Однажды ночью нам показалось, что дожди вдруг кончились. Наступила передышка, замолчали крыши, и вся долина словно разом вздохнула. Снова стал слышен бег реки вдали, и густой, холодный, белый туман заполнил пространство между предметами. Ища друг у друга тепла, мы с Росарио слились в долгом объятии. А когда опомнились от наслаждения и к нам вернулась способность воспринимать окружающее, уже снова шел дождь. «Как раз в период дождей женщины зачинают», – сказала мне на ухо Твоя женщина. И, согласный с ее желанием, я положил руку ей на живот. В первый раз в жизни мне захотелось приласкать ребенка, зачатого мною, подержать его на руках и посмотреть, как он, сидя у меня на руке, согнет коленки и будет сосать пальцы.

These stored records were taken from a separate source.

+    if (valid) {
+      float v[KK];
+#pragma unroll
+      for (int t = 0; t < KK; ++t) v[t] = l[t] + bs[t];
+      float mx = v[0];
+#pragma unroll
+      for (int t = 1; t < KK; ++t) mx = fmaxf(mx, v[t]);
+      if constexpr (!BWD) {
+        float den = 0.f, a0 = 0.f, a1 = 0.f, a2 = 0.f, a3 = 0.f;
+#pragma unroll
+        for (int i = 0; i < K; ++i)
+#pragma unroll
+          for (int j = 0; j < K; ++j) {
+            const float e = __expf(v[i * K + j] - mx);
+            const float* wp = wbase + (i * WW + j) * C;
+            den += e;
+            if constexpr (CC == 3) {
+              a0 = fmaf(e, wp[0], a0);
+              a1 = fmaf(e, wp[1], a1);
+              a2 = fmaf(e, wp[2], a2);
+            } else {
+              a0 += e * wp[0];
+              if (C > 1) a1 += e * wp[1];
+              if (C > 2) a2 += e * wp[2];
+              if (C > 3) a3 += e * wp[3];
+            }
+          }
+        const float inv = 1.f / den;
+        fr[0] = a0 * inv; fr[1] = a1 * inv; fr[2] = a2 * inv; fr[3] = a3 * inv;
+      } else {
+        const float* dO = dl[st] + tid * CM;
+        const float d0 = dO[0], d1 = C > 1 ? dO[1] : 0.f, d2 = C > 2 ? dO[2] : 0.f, d3 = C > 3 ? dO[3] : 0.f;
+        float gv[KK];
+        float den = 0.f, dotn = 0.f;
+#pragma unroll
+        for (int i = 0; i < K; ++i)
+#pragma unroll
+          for (int j = 0; j < K; ++j) {
+            const float* wp = wbase + (i * WW + j) * C;
+            float g = d0 * wp[0];
+            if (C > 1) g += d1 * wp[1];
+            if (C > 2) g += d2 * wp[2];
+            if (C > 3) g += d3 * wp[3];
+            const float e = __expf(v[i * K + j] - mx);
+            gv[i * K + j] = g;
+            v[i * K + j] = e;
+            den += e;
+            dotn += e * g;
+          }
+        const float inv = 1.f / den, dot = dotn * inv;
+#pragma unroll
+        for (int t = 0; t < KK; ++t) l[t] = (v[t] * inv) * (gv[t] - dot);
+      }
+    } else if constexpr (BWD) {
+#pragma unroll
+      for (int t = 0; t < KK; ++t) l[t] = 0.f;
+    }
+    if constexpr (BWD) __syncthreads();
+
+    stage(nxt, st ^ 1, more);
+    __builtin_amdgcn_s_waitcnt(0x0F70);
+
     if constexpr (!BWD) {
-      float den = 0.f, a0 = 0.f, a1 = 0.f, a2 = 0.f, a3 = 0.f;
-#pragma unroll
-      for (int i = 0; i < K; ++i)
-#pragma unroll
-        for (int j = 0; j < K; ++j) {
-          const float e = __expf(v[i * K + j] - mx);
-          const float* wp = wbase + (i * WW + j) * C;
-          den += e;
-          a0 += e * wp[0];
-          if (C > 1) a1 += e * wp[1];
-          if (C > 2) a2 += e * wp[2];
-          if (C > 3) a3 += e * wp[3];
-        }
-      const float inv = 1.f / den;
-      float* o = out + pix * C;
-      o[0] = a0 * inv;
-      if (C > 1) o[1] = a1 * inv;
-      if (C > 2) o[2] = a2 * inv;
-      if (C > 3) o[3] = a3 * inv;
-      if (s2.ptr) {
-        const float fr[4] = {a0 * inv, a1 * inv, a2 * inv, a3 * inv};
-        second_store_pixel(s2, pix, C, wbase + (P * WW + P) * C, fr);
+      if (valid) {
+        float* o = out + pix * C;
+        o[0] = fr[0];
+        if (C > 1) o[1] = fr[1];
+        if (C > 2) o[2] = fr[2];
+        if (C > 3) o[3] = fr[3];
+        if (s2.ptr) second_store_pixel(s2, pix, C, wbase + (P * WW + P) * C, fr);
       }
     } else {
-      const float* dO = dout + pix * C;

Я как раз думал об этом, остановившись на диалоге трубы с английским рожком, когда раздались крики; я выскочил на порог хижины. Видно, что-то произошло в селении индейцев, потому что, столпившись вокруг хижины Предводителя, все кричали и размахивали руками. Росарио, накинув платок, выбежала под дождь. А случилось страшное: в селение с реки вернулась восьмилетняя девочка, вся в крови от паха до коленей. Она не переставая плакала в ужасе, и с трудом удалось у нее узнать, что Никасио, прокаженный, пытался ее изнасиловать, разрывая ее половые органы своими руками. Брат Педро с помощью растительных волокон хотел остановить кровотечение. А мужчины, похватав колья, пошли на облаву. «Я ведь говорил, что этот прокаженный здесь ни к чему», – сказал Аделантадо монаху, и в его словах прозвучал долго сдерживаемый упрек. Монах ничего не ответил, а только проложил между ног девочки тампон из паутины – основываясь на своем долгом опыте лечения средствами сельвы – и натер ей лобок мазью, приготовленной на сулеме. Несказанное отвращение, возмущение охватило меня, словно я, мужчина, как все мужчины вообще, был повинен в этой отвратительной попытке, особенно отвратительной потому, что сам факт обладания, даже если он происходит с согласия другой стороны, делает мужчину агрессивным.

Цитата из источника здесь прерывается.